Common upper limb injuries in skiing and snowboarding

Reviewed By Doctors of Asia Medical Specialists

(Last updated on: January 21st  2021) 

Recently, Hong Kong has loosened its COVID pandemic restrictions for travellers returning to the city. Many Hong Kong residents have longed for overseas travel over the last 3 years. 

Many people are taking ski trips with the upcoming Christmas and Chinese New Year holidays. However, popular winter sports like skiing and snowboarding are associated with a high number of orthopaedic injuries in the upper limb.

What are the common injuries in skiing and snowboarding?

Upper limb injuries account for 20% of all injuries in skiers and snowboarders. Common injuries include wrist fractures, forearm fractures, clavicle fractures, thumb ligament injuries, shoulder dislocations and elbow dislocations. A survey conducted in Japan interviewed 6,837 injured snowboarders and 2,175 injured skiers. Of these, 40% of snowboarders and 16.6% of skiers suffered fractures or dislocations in the upper extremities.  

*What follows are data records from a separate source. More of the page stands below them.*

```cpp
int stn_op_gemm(stn_handle* h, int dtype, int M, int N, int K, const float* A , const float* W ,
                const float* bias_or_null, int act , float* out );
int stn_op_gemm_ex(stn_handle* h, int dtype, int M, int N, int K, const float* A , const float* W , int mode, int act,
                   int out_dtype, int ldo, const float* bias_or_null, const float* gamma_or_null, const int32_t* len_or_null, int L,
                   const int32_t* row_b_or_null, const float* rowvec_or_null, int nseq, int nt, int tr, float* out, int64_t out_elems,
                   char* form, size_t form_cap);
int stn_dbg_gemm_form(int dtype, int M, int N, int K, int mode, int out_dtype, int ldo, int masked, int tr, char* out, size_t cap);
int stn_dbg_ffn_form(int dtype, int stage, int C, int I, int64_t M, int64_t gate_rows, int packed, int k, int max_dil, int mask,
                     int64_t min_rows, int64_t split_min_rows, int nt_hints, char* out, size_t cap);
int stn_op_gemm_bench(stn_handle* h, int dtype, int M, int N, int K, int mode, int iters, double* avg_ms);
int stn_op_gemm_phases(stn_handle* h, int dtype, int M, int N, int K, int mode, double* out6);
int stn_op_dwconv_ln(stn_handle* h, int dtype, int B, int L, int C, int k, int dil, const float* x,
                     const float* w , const float* bias, const float* ln_g, const float* ln_b, float* y);
int stn_op_dwconv_ln_ragged(stn_handle* h, int dtype, int B, int L, int C, int k, int dil, const float* x,
                            const float* w , const float* bias, const float* ln_g, const float* ln_b,
                            const int32_t* seqlen , float* y);
int stn_op_gemm_rows(stn_handle* h, int dtype, int M, int N, int K, const float* A, const float* W, const float* bias_or_null, int B,
                     const int32_t* rows, const int32_t* valid, int T, float* out, int64_t out_elems, char* form, size_t form_cap);
int stn_op_dwconv_ln_ex(stn_handle* h, int dtype, int B, int L, int C, int k, int dil, const float* x, int64_t x_rows,
                        const float* w_or_null , const float* bias_or_null, const float* ln_g, const float* ln_b,
                        const int32_t* seqlen_or_null, int packed, int ln_only, float* y, int64_t y_rows, char* form, size_t form_cap);
int stn_op_dwconv_ln_tail(stn_handle* h, int dtype, int B, int L, int C, int k, int dil, const float* x, int64_t x_rows,
                          const float* w , const float* bias, const float* ln_g, const float* ln_b, const int32_t* seqlen,
                          const float* tail , int T, int rf, float* y, int64_t y_rows, char* form, size_t form_cap);
int64_t stn_dbg_len_tables(int B, const int32_t* llen, int ve_rows, int with_pairs, int vo_form, int ccf, int T, int rf, int32_t* layout,
                           int32_t* out, int64_t out_n);
int stn_dbg_dwconv_ln_form(int dtype, int B, int L, int C, int k, int packed, char* out, size_t cap);
int stn_op_fold_ln(stn_handle* h, int dtype, int M, int C, int S, const float* part, const float* b2, const float* gamma,
                   const float* rowvec_or_null, const int32_t* row_b_or_null, int nseq, const float* ln_g, const float* ln_b, float* x,
                   float* y);
int stn_op_layout(stn_handle* h, int which, int dtype, const int32_t* p, int n_p, const float* a, int64_t a_n, const float* b, int64_t b_n,
                  const float* c, int64_t c_n, const int64_t* ids, int64_t ids_n, const int32_t* len, int packed, float* out, int64_t out_n,
                  float* out2, int64_t out2_n, int32_t* iout, int64_t iout_n);
int stn_op_attention(stn_handle* h, int dtype, int B, int Lq, int Lk, int H, int dh, const float* q, const float* k,
                     const float* v, const int32_t* qlen_or_null, const int32_t* klen_or_null, int rope_mode, float* o);
int stn_op_attention_ex(stn_handle* h, int dtype, int B, int Lq, int Lk, int H, int dh, const float* q, int64_t q_elems, int ldq,
                        int q_col, float* kv, int64_t kv_elems, int ldk, int k_col, int v_col, float* o, int64_t o_elems, int ldo,
                        const int32_t* qlen_or_null, const int32_t* klen_or_null, const int32_t* q_off_or_null,
                        const int32_t* k_off_or_null, int rope_mode, int k_rotated, int rot_groups, int rot_stride, int rot_col,
                        char* form, size_t form_cap);
int stn_op_xattn_hs(stn_handle* h, int dtype, int M, const float* xn, const float* Wq, const float* bq_or_null, const float* Wo,
                    const float* kv, int64_t kv_elems, int ldk, int k_col, int B, int L, int Lk, const int32_t* qlen,
                    const int32_t* klen_or_null, const int32_t* k_off_or_null, int rope_mode, int pairs_mode, int64_t part_stride,
                    float* part, int64_t part_elems, int32_t* pairs_out_or_null, char* form, size_t form_cap);
int stn_dbg_attn_form(int kind, int dtype, int B, int Lq, int Lk, int H, int dh, int ldq, int ldk, int misaligned, char* out, size_t cap);
int stn_op_ffn(stn_handle* h, int M, int C, int I, const float* xn , const float* W1, const float* b1, const float* W2,
               const float* b2_or_null, const float* gamma_or_null, const float* rowvec_or_null ,
               const int32_t* row_b_or_null , int nseq, float* x, int fused);
int stn_op_ffn_ex(stn_handle* h, int dtype, int M, int C, int I, const float* xn, int ldx, int64_t xn_elems, const float* W1, const float* b1,
                  const float* W2, const float* b2_or_null, const float* gamma_or_null, const int32_t* len_or_null, int L,
                  const int32_t* row_b_or_null, const float* rowvec_or_null, int rv_ld, int nseq, int mode, int split, float* x, int ldo,
                  int64_t x_elems, float* part_or_null, int64_t part_stride, int64_t part_elems, char* form, size_t form_cap);
int stn_op_ffn_bench(stn_handle* h, int M, int C, int I, int fused, int iters, double* out5);
int stn_op_fold_dwconv_ln(stn_handle* h, int B, int C, int k, int dil, int S, const int32_t* seqlen, const float* x, const float* part,
                          const float* b2_or_null, const float* gamma_or_null, const float* rowvec_or_null , const float* w ,
                          const float* bias, const float* ln_g, const float* ln_b, float* x_out, float* y);
int stn_op_fold_dwconv_ln_ex(stn_handle* h, int dtype, int B, int L, int C, int k, int dil, int S, int run_frames, const int32_t* seqlen,
                             const float* x_in, int64_t x_rows, const float* part, int64_t part_stride, int64_t part_elems,
                             const float* b2_or_null, const float* gamma_or_null, const float* rowvec_or_null, int rv_ld,
                             const float* w , const float* bias, const float* ln_g, const float* ln_b, float* x_out, int64_t x_out_rows,
                             float* y, int64_t y_rows, char* form, size_t form_cap);
int stn_dbg_fold_dwconv_ln_form(int dtype, int B, int L, int C, int k, int dil, int S, int has_rowvec, int run_frames, char* out, size_t cap);
int stn_op_block_bench(stn_handle* h, int B, int L, int C, int I, int k, int dil, int mode, int iters, double* out6);
int stn_op_randn(stn_handle* h, uint64_t seed, int B, int D, int L, const int64_t* utt_ids_or_null,
                 const int32_t* len_or_null, float* out);

const char* stn_version(void);
int stn_hip_versions(int* built, int* runtime);
int stn_device_count(void);
int stn_device_sync(int device);
int stn_ffn_fused_forms(int dtype, int C, int I);

#ifdef __cplusplus
}
#endif
#endif
```

### supertonic_amd/binding.py

```python
import ctypes
import os

import numpy as np

from .arch import StnArch

_HERE = os.path.dirname(os.path.abspath(__file__))
LIB_PATH = os.environ.get("STN_LIB") or os.path.join(_HERE, "libstn.so")
_LIB = None

F32, BF16, F16 = 0, 1, 2
_DTYPES = {"f32": F32, "fp32": F32, "float32": F32, "bf16": BF16, "f16": F16, "fp16": F16, "float16": F16, "half": F16,
           F32: F32, BF16: BF16, F16: F16}
ACT_NONE, ACT_GELU, ACT_SILU, ACT_GELU_TANH = 0, 1, 2, 3
EPI_STORE, EPI_RESID, EPI_STORE_T = 0, 1, 2
FFN_VOCODER, FFN_ESTIMATOR, FFN_TEXT = 1, 2, 4
LAYOUT_ROW_MAP, LAYOUT_NCL_TO_ROWS, LAYOUT_EULER_NCL, LAYOUT_UNPACK_ROWS, LAYOUT_EMBED, LAYOUT_MASKED_MEAN, LAYOUT_IM2COL, LAYOUT_VOCODER_IN = range(8)
LAYOUT_FILL_ROWS, LAYOUT_HS_PAIRS, LAYOUT_TRIM_LEN = 8, 9, 10
ENC_F32, ENC_PCM16, ENC_PCM24, ENC_MULAW, ENC_ALAW = 0, 1, 2, 3, 4
ENCODINGS = {"f32": ENC_F32, "pcm16": ENC_PCM16, "pcm24": ENC_PCM24, "mulaw": ENC_MULAW, "alaw": ENC_ALAW}
ENCODING_NAMES = {v: k for k, v in ENCODINGS.items()}
ENCODING_BYTES = {ENC_F32: 4, ENC_PCM16: 2, ENC_PCM24: 3, ENC_MULAW: 1, ENC_ALAW: 1}
ZERO_CODEWORD = {ENC_F32: 0, ENC_PCM16: 0, ENC_PCM24: 0, ENC_MULAW: 0xFF, ENC_ALAW: 0xD5}
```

Common upper limb injuries in skiing and snowboarding

The most frequent fracture sites in snowboarders are wrist fractures, which account for 62% of all fractures. For skiers, the most common fracture site is the clavicle. Elbow and shoulder dislocation are typical injuries for both sports. However, dislocations are more common in snowboarders compared to skiers. Studies from both USA and Japan found snowboarders have a significantly higher ratio of upper limb injuries compared to skiers, especially in the case of wrist and forearm fractures. The main explanation found was that 93% of snowboarders did not receive any formal lessons or training from professional instructors.  

Wrist fractures

Wrist fracture results from falling on an outstretched hand. The patient will typically notice wrist pain, swelling, bruising, or even wrist deformity. In severe cases, the fracture could cause damage to the nerves and blood vessels in the wrist.

Diagnosis is usually made with simple x-rays of the injured wrist. A fracture would be preliminarily treated with a temporary cast or splint, ice therapy, elevation and an arm sling. Afterwards, your orthopaedic doctor would advise on the final treatment: cast or surgery. The cast is usually kept for 6 weeks for the bone to heal. After 6 weeks, the cast is removed, and physiotherapy starts to move the wrist and gradually build up its strength of the wrist. For patients who require surgery, the wound usually heals within 2 weeks, and physiotherapy can start immediately after surgery. The fracture usually takes 6-8 weeks for both treatments to heal. The patient can usually resume sporting activities after completing physiotherapy, approximately 3 to 4 months after injury.

Forearm fractures

Another common fracture found in snowboarding and skiing is the forearm fracture. These tend to occur in younger patients aged 10-20 years old. This fracture results from a direct blow (hit) against the forearm.  This can also associate with dislocation of the elbow and wrist joints.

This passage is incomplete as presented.